Having stable and consistent column names in the dataframes that we use is extremely important; the column names are like our API to the data. Hence, checking that a suite of expected column names exist in the dataframe can be very useful.

def test_dataframe_names():
    """Checks that dataframe column names are correct."""
    expected_column_names = ["col1", "col2", "col3"]
    df = dataframe_function(*args, **kwargs)

    # Check that each of those column names are present
    for c in expected_column_names:
        assert c in df.columns

    # (Optional) check that _only_ those columns are present.
    assert set(df.columns) == set(expected_column_names)

Other statistical property tests

Testing the mean, median, and mode are difficult, but under some circumstances, such as when we know that the data are drawn from some distribution, we might be able to write a test for the central tendencies of the data.
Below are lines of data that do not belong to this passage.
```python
GEMM_NT, GEMM_NN, GEMM_TN = 0, 1, 2
OPT_NORM_FROM_BACKWARD = 1
OPT_SKIP_NONFINITE_STEP = 2
SHARD_CHUNK = 4096
SHARD_PARAMS, SHARD_MASTER, SHARD_ADAM_M, SHARD_ADAM_V, SHARD_SLOTS, SHARD_EMA = 0, 1, 2, 3, 4, 5
TOKENS_AUTO = -2
EPI_NONE, EPI_RESIDUAL, EPI_ATOMIC_F32, EPI_SLAB_F32 = 0, 1, 2, 3

KEY_GEMM_VARIANT, KEY_GEMM_LDS_HEADROOM, KEY_GEMM_SPLIT_LAST, KEY_DETERMINISTIC, KEY_GEMM_STAGGER = 1, 2, 3, 4, 5
KEY_GEMM_ABLATE, KEY_HEAD_DENSE, KEY_HEAD_TILE, KEY_ATTN_OPROJ_OFF, KEY_LS_NORM_BWD_WIDE = 7, 8, 9, 10, 11
KEY_RMS_WIDE, KEY_CE_PARTS, KEY_GEMM_CU_RESERVE, KEY_OCCUPY_FAT, KEY_LINK_GRID = 13, 14, 15, 16, 18
MENU_KEYS = (1, 2, 3, 4, 5, 7, 8, 9, 10, 11, 13, 14, 15, 16, 18)
GEMM_NO_KSPLIT_ND, GEMM_NO_KSPLIT_WGRAD, GEMM_NO_192_ROWS, GEMM_NO_SPLIT_LAST, GEMM_KSPLIT_128_ONLY, GEMM_ONE_BLOCK_PER_CU = 1, 2, 4, 8, 16, 32
GEMM_KSPLIT_DMA8, GEMM_AREA_RULE = 128, 512


def debug_get(key: int) -> int:
    v = i32()
    check(load().gget_debug_get(int(key), C.byref(v)))
    return int(v.value)


@contextlib.contextmanager
def debug_menu(keys):
    saved = {k: debug_get(k) for k in keys}
    try:
        for k, v in keys.items():
            check(load().gget_debug_set(int(k), int(v)))
        yield
    finally:
        for k, v in saved.items():
            check(load().gget_debug_set(k, v))


def gemm_grouped(lib, mode, problems, stream):
    n = len(problems)
    PA, IA = vp * n, i32 * n
    ptr = lambda k: PA(*[p[k].data_ptr() for p in problems])
    num = lambda k: IA(*[int(p[k]) for p in problems])
    return lib.gget_op_gemm_grouped(mode, n, ptr(0), ptr(1), ptr(2), num(3), num(4), num(5), num(6), num(7), num(8), stream)
PROBLEM_SINGLE_LABEL, PROBLEM_REGRESSION_L1, PROBLEM_REGRESSION_MSE, PROBLEM_MULTI_LABEL, PROBLEM_AUC = 0, 1, 2, 3, 4
PROBLEM_TOKEN_CE_INTRA = 6
PROBLEM_TOKEN_CE = 5

_lib = None


class GgetError(RuntimeError):
    pass


def load(path: str = LIB_PATH):
    global _lib
    if _lib is not None:
        return _lib
    import torch
    if not os.path.exists(path):
        raise GgetError(f"{path} is missing: build it with `python graph-gpt_amd/build.py` "
                        "(or __graft_entry__.build()); this engine has no CPU fallback")
    lib = C.CDLL(path)
    for name, (res, args) in SIGNATURES.items():
        fn = getattr(lib, name)
        fn.restype = res
        fn.argtypes = args
    _lib = lib
    return lib


def check(rc: int):
    if rc != 0:
        raise GgetError(f"gget error {rc}: {load().gget_last_error().decode()}")
```

graph-gpt_amd/build.py:

```python
from __future__ import annotations

import hashlib
import os
import shutil
import subprocess
import sys

HERE = os.path.dirname(os.path.abspath(__file__))
CSRC = os.path.join(HERE, "csrc")
LIBDIR = os.path.join(HERE, "lib")
LIB = os.path.join(LIBDIR, "libgget_hip.so")
SOURCES = ["engine.hip", "gemm.hip", "kernels.hip", "attention.hip", "menu.hip", "metrics.hip"]
HEADERS = ["common.h", "gemm.h", "kernels.h", "menu.h", os.path.join("..", "..", "include", "gget.h")]
FLAGS = ["--offload-arch=gfx950", "-O3", "-std=c++17", "-fPIC", "-fno-gpu-rdc", "-Wall", "-Wno-unused-function"]
EXTRA_FLAGS = {}
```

Placing an automated test that checks whether the data matches a particular parameterized distribution with some probability value is generally not a good idea, because it can give a false sense of security. However, if this is a key modelling assumption and you need to keep an automated, rolling check on your data, then having it as a test can help you catch failures in downstream modelling early. In practice, I rarely use this because the speed at which data come in are slow relative to the time I need to check assumptions. Additionally, the stochastic nature of data means that this test would be a flaky one, which is an undesirable property for tests.

Parting words

I hope this essay gives you some ideas for implementing testing in your data science workflow. As with other software skills, these are skills that become muscle memory over time, hence taking the time from our daily hustle to practice them makes us more efficient in the long-run. In particular, the consistent practice of testing builds confidence in our codebase, not just for my future self, but also for other colleagues who might end up using the codebase too.

A Glossary of Testing in Data Science

Manual testing: Basically where we use a Jupyter notebook and manually inspect that the function works to how we’re expecting.

Automated testing: Where we provide a test suite and use a test runner (e.g. pytest) to automatically execute all of the tests in the suite.

Example-based testing: Where we provide one or more hard-coded examples in our test suite, and test that our function works on those examples.

Parameterized testing: Where we provide examples as parameters to our test functions, helping us reduce code duplication in our test functions. Not necessarily something distinct from example-based testing.

Auto-manual testing: A not-so-tongue-in-cheek way of describing automated testing using hard-coded examples.

Property-based testing: Where we use an automatic generator of examples that fulfill certain “properties”. For example, numbers with range constraints, or strings generated from an alphabet of a certain length or less. Property-based testing builds on top of parameterized testing.

Data testing: Where we test the “correctness” of our data. Property-based testing can be used here, or we can hard-code checks on our data that we know should be invariant over time.